Department of Oncology, Xijing Hospital, Fourth Military Medical University, No. 127 West Changle Road, Xi'an, 710032, China.
Faculty of Hepatopancreatobiliary Surgery, Chinese PLA General Hospital, No. 28 Fuxing Road, Beijing, China.
BMC Med Genomics. 2021 Dec 20;14(1):298. doi: 10.1186/s12920-021-01144-1.
Mutation processes leave different signatures in genes. For single-base substitutions, previous studies have suggested that mutation signatures are not only reflected in mutation bases but also in neighboring bases. However, because of the lack of a method to identify features of long sequences next to mutation bases, the understanding of how flanking sequences influence mutation signatures is limited.
We constructed a long short-term memory-self organizing map (LSTM-SOM) unsupervised neural network. By extracting mutated sequence features via LSTM and clustering similar features with the SOM, single-base substitutions in The Cancer Genome Atlas database were clustered according to both their mutation site and flanking sequences. The relationship between mutation sequence signatures and clinical features was then analyzed. Finally, we clustered patients into different classes according to the composition of the mutation sequence signatures by the K-means method and then studied the differences in clinical features and survival between classes.

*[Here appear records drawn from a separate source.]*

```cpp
SKY_EXPORT int sky_colsum(uint64_t stream, uint64_t src, uint64_t out,
                          uint64_t scratch, int64_t rows, int64_t cols,
// ... 22 lines not shown
    if (nslabs > CS_SLABS) nslabs = CS_SLABS;
    if (nslabs > rows) nslabs = rows;
    const int64_t slab = (rows + nslabs - 1) / nslabs;
    dim3 grid((unsigned)(nwin * nslabs));
    auto launch_cs = [&](auto kern) {
      hipLaunchKernelGGL(kern, grid, dim3(256), 0, s, (const void*)dy,
                         (const void*)x, (const void*)b, (void*)dx,
                         (float*)scratch, rows, cols8, slab);
    };
    if (dt == DT_F32)
      hb ? launch_cs(bias_gelu_bwd_cs_kernel<DT_F32, true>)
         : launch_cs(bias_gelu_bwd_cs_kernel<DT_F32, false>);
    else
      hb ? launch_cs(bias_gelu_bwd_cs_kernel<DT_BF16, true>)
         : launch_cs(bias_gelu_bwd_cs_kernel<DT_BF16, false>);
    dim3 g2((unsigned)((cols + 15) / 16));
    if (dt == DT_BF16)
      hipLaunchKernelGGL((colsum_final_kernel<256, DT_BF16>), g2, dim3(1024),
                         0, s, (float*)scratch, (void*)db, cols, nslabs);
    else
      hipLaunchKernelGGL((colsum_final_kernel<256, DT_F32>), g2, dim3(1024),
                         0, s, (float*)scratch, (void*)db, cols, nslabs);
    LAUNCH_CHECK();
    return 0;
  }
  if (cols % 8 == 0 && scratch != 0 && getenv("SKY_GELU_FUSED_BWD")) {
    constexpr int BLOCK = 128;
    const int64_t cols8 = cols / 8;
    const int64_t gx = (cols8 + BLOCK - 1) / BLOCK;
    int64_t nslabs = 4096 / gx;
    if (nslabs < 128) nslabs = 128;
    if (nslabs > CS_SLABS) nslabs = CS_SLABS;
    if (nslabs > rows) nslabs = rows;
    const int64_t slab = (rows + nslabs - 1) / nslabs;
    dim3 grid((unsigned)gx, (unsigned)nslabs);
    auto launch_part = [&](auto kern) {
      hipLaunchKernelGGL(kern, grid, dim3(BLOCK), 0, s, (const void*)dy,
                         (const void*)x, (const void*)b, (void*)dx,
                         (float*)scratch, rows, cols8, slab);
    };
    if (dt == DT_F32)
      hb ? launch_part(bias_gelu_bwd_part_kernel<DT_F32, true, BLOCK>)
         : launch_part(bias_gelu_bwd_part_kernel<DT_F32, false, BLOCK>);
    else
      hb ? launch_part(bias_gelu_bwd_part_kernel<DT_BF16, true, BLOCK>)
         : launch_part(bias_gelu_bwd_part_kernel<DT_BF16, false, BLOCK>);
    dim3 g2((unsigned)((cols + 15) / 16));
    if (dt == DT_BF16)
      hipLaunchKernelGGL((colsum_final_kernel<256, DT_BF16>), g2, dim3(1024),
                         0, s, (float*)scratch, (void*)db, cols, nslabs);
    else
      hipLaunchKernelGGL((colsum_final_kernel<256, DT_F32>), g2, dim3(1024),
                         0, s, (float*)scratch, (void*)db, cols, nslabs);
    LAUNCH_CHECK();
    return 0;
  }
  if (cols % 8 == 0) {
    int64_t n8 = n / 8;
    unsigned grid = (unsigned)((n8 + 255) / 256);
    if (grid > 2048u) grid = 2048u;
    auto launch_vec = [&](auto kern) {
      hipLaunchKernelGGL(kern, dim3(grid), dim3(256), 0, s, (const void*)dy,
                         (const void*)x, (const void*)b, (void*)dx, n8, cols / 8);
    };
    if (dt == DT_F32)
      hb ? launch_vec(bias_gelu_bwd_dx_vec_kernel<DT_F32, true>)
         : launch_vec(bias_gelu_bwd_dx_vec_kernel<DT_F32, false>);
    else
// ... 112 lines not shown
```

### skycomputing_amd/ops/hiplib.py

```python

from __future__ import annotations

import ctypes
import os

_LIB = None
_LIB_PATH = os.path.join(os.path.dirname(os.path.abspath(__file__)), "hip", "libskyhip.so")
_TRIED = False
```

Ten classes of mutant sequence signatures (mutation blots, MBs) were obtained from 2,141,527 single-base substitutions via LSTM-SOM machine learning approach. Different features in mutation bases and flanking sequences were revealed among MBs. MBs reflect both the site and pathological features of cancers. MBs were related to clinical features, including age, sex, and cancer stage. The class of an MB in a given gene was associated with survival. Finally, patients were clustered into 7 classes according to the MB composition. Significant differences in survival and clinical features were observed among different patient classes.
We provided a method for analyzing the characteristics of mutant sequences. Result of this study showed that flanking sequences, together with mutation bases, shape the signatures of SBSs. MBs were shown related to clinical features and survival of cancer patients. Composition of MBs is a feasible predictive factor of clinical prognosis. Further study of the mechanism of MBs related to cancer characteristics is suggested.
突变过程会在基因中留下不同的特征。对于单碱基替换,先前的研究表明,突变特征不仅反映在突变碱基上,还反映在相邻碱基上。然而,由于缺乏识别突变碱基附近长序列特征的方法,因此对侧翼序列如何影响突变特征的理解是有限的。
我们构建了一个长短期记忆自组织映射(LSTM-SOM)无监督神经网络。通过 LSTM 提取突变序列特征,并使用 SOM 对相似特征进行聚类,根据突变位点和侧翼序列对 TCGA 数据库中的单碱基替换进行聚类。然后分析突变序列特征与临床特征之间的关系。最后,我们通过 K-均值方法根据突变序列特征的组成将患者聚类为不同的类别,然后研究不同类别之间的临床特征和生存差异。
通过 LSTM-SOM 机器学习方法,从 2141527 个单碱基替换中获得了 10 类突变序列特征(突变点,MB)。在 MB 之间揭示了突变碱基和侧翼序列中的不同特征。MB 反映了癌症的部位和病理特征。MB 与临床特征有关,包括年龄、性别和癌症分期。给定基因中 MB 的类别与生存有关。最后,根据 MB 组成将患者聚类为 7 类。不同患者类别之间的生存和临床特征存在显著差异。
我们提供了一种分析突变序列特征的方法。本研究结果表明,侧翼序列与突变碱基一起形成 SBS 的特征。MB 与癌症患者的临床特征和生存有关。MB 的组成是临床预后的一个可行的预测因素。建议进一步研究与癌症特征相关的 MB 机制。